_Collected data_:
··········

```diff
@@ -439,52 +474,18 @@
 
 __global__ __launch_bounds__(256) void bn_bwd_sums_kernel(const float* __restrict__ red, int P, int C,
                                                           float* __restrict__ dgamma, float* __restrict__ dbeta) {
-  __shared__ double sh[2][16][17];
-  const int cl = threadIdx.x & 15, rl = threadIdx.x >> 4;
-  const int c = blockIdx.x * 16 + cl;
-  double s1 = 0.0, s2 = 0.0;
-  if (c < C) {
-    double u1 = 0.0, u2 = 0.0, v1 = 0.0, v2 = 0.0, w1 = 0.0, w2 = 0.0;
-    int p = rl;
-    for (; p + 48 < P; p += 64) {
-      const float a0 = red[(size_t)p * C + c], a1 = red[(size_t)(p + 16) * C + c];
-      const float a2 = red[(size_t)(p + 32) * C + c], a3 = red[(size_t)(p + 48) * C + c];
-      const float b0 = red[((size_t)P + p) * C + c], b1 = red[((size_t)P + p + 16) * C + c];
-      const float b2 = red[((size_t)P + p + 32) * C + c], b3 = red[((size_t)P + p + 48) * C + c];
-      s1 += (double)a0; u1 += (double)a1; v1 += (double)a2; w1 += (double)a3;
-      s2 += (double)b0; u2 += (double)b1; v2 += (double)b2; w2 += (double)b3;
-    }
-    for (; p < P; p += 16) {
-      s1 += (double)red[(size_t)p * C + c];
-      s2 += (double)red[((size_t)P + p) * C + c];
-    }
-    s1 = (s1 + u1) + (v1 + w1);
-    s2 = (s2 + u2) + (v2 + w2);
-  }
-  sh[0][rl][cl] = s1;
-  sh[1][rl][cl] = s2;
-  __syncthreads();
-  if (rl == 0 && c < C) {
-    double t1 = 0.0, t2 = 0.0;
-    for (int i = 0; i < 16; ++i) {
-      t1 += sh[0][i][cl];
-      t2 += sh[1][i][cl];
-    }
+  double t1 = 0.0, t2 = 0.0;
+  bn_column_sums(red, P, C, t1, t2);
+  const int c = 4 * blockIdx.x + threadIdx.x;
+  if (threadIdx.x < 4 && c < C) {
     dbeta[c] = (float)t1;
     dgamma[c] = (float)t2;
   }
 }
 
 int dt_bn_bwd_finish_sums(float* red, int P, int C, float* dgamma, float* dbeta, hipStream_t st) {
-  if (P > BN_STAGE1_MIN_ROWS) {
-    const int PB = dt_reduce_rows_out(P, BN_STAGE1_RB);
-    float* scratch = red + (size_t)2 * P * C;
-    int rc = dt_reduce_rows_launch(red, scratch, 2, P, C, BN_STAGE1_RB, st);
-    if (rc != DT_OK) return rc;
-    red = scratch;
-    P = PB;
-  }
-  hipLaunchKernelGGL(bn_bwd_sums_kernel, dim3(dt_cdiv(C, 16)), dim3(256), 0, st, red, P, C, dgamma, dbeta);
+  DT_TRY(bn_stage1(red, P, C, st));
+  hipLaunchKernelGGL(bn_bwd_sums_kernel, dim3(dt_cdiv(C, 4)), dim3(256), 0, st, red, P, C, dgamma, dbeta);
   DT_LAUNCH_CHECK();
   return DT_OK;
 }
```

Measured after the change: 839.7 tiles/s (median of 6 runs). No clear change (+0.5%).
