 template <typename = void>
 int launch_split_sum(const float* part, void* dw, int dw_f32, int dtype, int splits, int total, hipStream_t st) {
-  const int total4 = total / 4;
-  const dim3 grid((total4 + 255) / 256), block(256);
+  const int width = split_sum_width(total), lanes = total / width;
+  const int threads = width == 4 ? 256 : kWave;
+  const dim3 grid((lanes + threads - 1) / threads), block(threads);
   if (dw_f32)
-    hipLaunchKernelGGL(split_sum_kernel<float>, grid, block, 0, st, part, (float*)dw, splits, total4);
+    hipLaunchKernelGGL(split_sum_kernel<float>, grid, block, 0, st, part, (float*)dw, splits, total, width);
   else if (dtype == MRLA_F16)
-    hipLaunchKernelGGL(split_sum_kernel<f16_t>, grid, block, 0, st, part, (f16_t*)dw, splits, total4);
+    hipLaunchKernelGGL(split_sum_kernel<f16_t>, grid, block, 0, st, part, (f16_t*)dw, splits, total, width);
   else
-    hipLaunchKernelGGL(split_sum_kernel<bf16_t>, grid, block, 0, st, part, (bf16_t*)dw, splits, total4);
+    hipLaunchKernelGGL(split_sum_kernel<bf16_t>, grid, block, 0, st, part, (bf16_t*)dw, splits, total, width);
   return hip_status(hipGetLastError());
 }
 
diff --git a/mrla_amd/csrc/stem_wgrad.hip b/mrla_amd/csrc/stem_wgrad.hip
--- a/mrla_amd/csrc/stem_wgrad.hip
+++ b/mrla_amd/csrc/stem_wgrad.hip
@@ -18,6 +18,7 @@
 static_assert(kSwMaxKP == 8 * 32 && kSwMaxWS <= kSwMaxKP, "the dY loader takes the tile in one pass");
 static_assert(kTileRowB == kSwTile * 2, "a dY tile row is one pixel, 64 channels");
 constexpr int kSwLdsCap = 64 * 1024;
+constexpr int kSwPreRuns = 4;
 
 struct SwPlan {
   int ok = 0;
@@ -76,94 +77,140 @@
   const int row_el = 3 * a.w;
   const uint32_t* const Xd = reinterpret_cast<const uint32_t*>(X);
   const unsigned short* const Xe = reinterpret_cast<const unsigned short*>(X);
-
-  for (int r = r_begin; r < r_end;) {
+  constexpr int kThreadsWg = kSwWaves * kWave;
+
+  struct Seg {
+    int r, seg, img, yo0, R, xo0, ws;
+  };
+  auto seg_at = [&](int r, int seg) {
     const RowStep st = row_step(r, r_end, a.ho, a.rmax);
-    const int img = st.img, yo0 = st.yo0, R = st.R;
-    for (int seg = 0; seg < a.nseg; ++seg) {
-      const int xo0 = seg * a.ws, ws = min(a.ws, a.wo - xo0);
-      const int NP = R * ws, KP = (NP + 15) & ~15;
-      const int XR = 2 * R + 5;
-      const int yi0 = 2 * yo0 - 3;
-      __syncthreads();
-      u32x4 v[8];
-#pragma unroll
-      for (int u = 0; u < 8; ++u) {
-        const int p = 32 * u + prow;
+    Seg g;
+    g.r = r; g.seg = seg; g.img = st.img; g.yo0 = st.yo0; g.R = st.R;
+    g.xo0 = seg * a.ws; g.ws = min(a.ws, a.wo - g.xo0);
+    return g;
+  };
+  auto load_y = [&](const Seg& g, u32x4 (&v)[8]) {
+    const int KP = (g.R * g.ws + 15) & ~15;
+#pragma unroll
+    for (int u = 0; u < 8; ++u) {
+      int p = 32 * u + prow;
+      v[u] = zero4;
+      if (p < KP) {
+        asm volatile("" : "+v"(p));
         const int ry = (int)(((float)p + 0.5f) * a.inv_ws), xl = p - ry * a.ws;
-        v[u] = zero4;
-        if (p < KP && ry < R && xl < ws)
-          v[u] = *reinterpret_cast<const u32x4*>(dY + ((size_t)((img * a.ho + yo0 + ry) * a.wo + xo0 + xl) * a.n + n0 + pch * 8));
-      }
-      const int nrun = XR * runs;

··········

_Prompt_: From the entries above, show each line that includes the string "part".

_The answer_:
 int launch_split_sum(const float* part, void* dw, int dw_f32, int dtype, int splits, int total, hipStream_t st) {
-    hipLaunchKernelGGL(split_sum_kernel<float>, grid, block, 0, st, part, (float*)dw, splits, total4);
+    hipLaunchKernelGGL(split_sum_kernel<float>, grid, block, 0, st, part, (float*)dw, splits, total, width);
-    hipLaunchKernelGGL(split_sum_kernel<f16_t>, grid, block, 0, st, part, (f16_t*)dw, splits, total4);
+    hipLaunchKernelGGL(split_sum_kernel<f16_t>, grid, block, 0, st, part, (f16_t*)dw, splits, total, width);
-    hipLaunchKernelGGL(split_sum_kernel<bf16_t>, grid, block, 0, st, part, (bf16_t*)dw, splits, total4);
+    hipLaunchKernelGGL(split_sum_kernel<bf16_t>, grid, block, 0, st, part, (bf16_t*)dw, splits, total, width);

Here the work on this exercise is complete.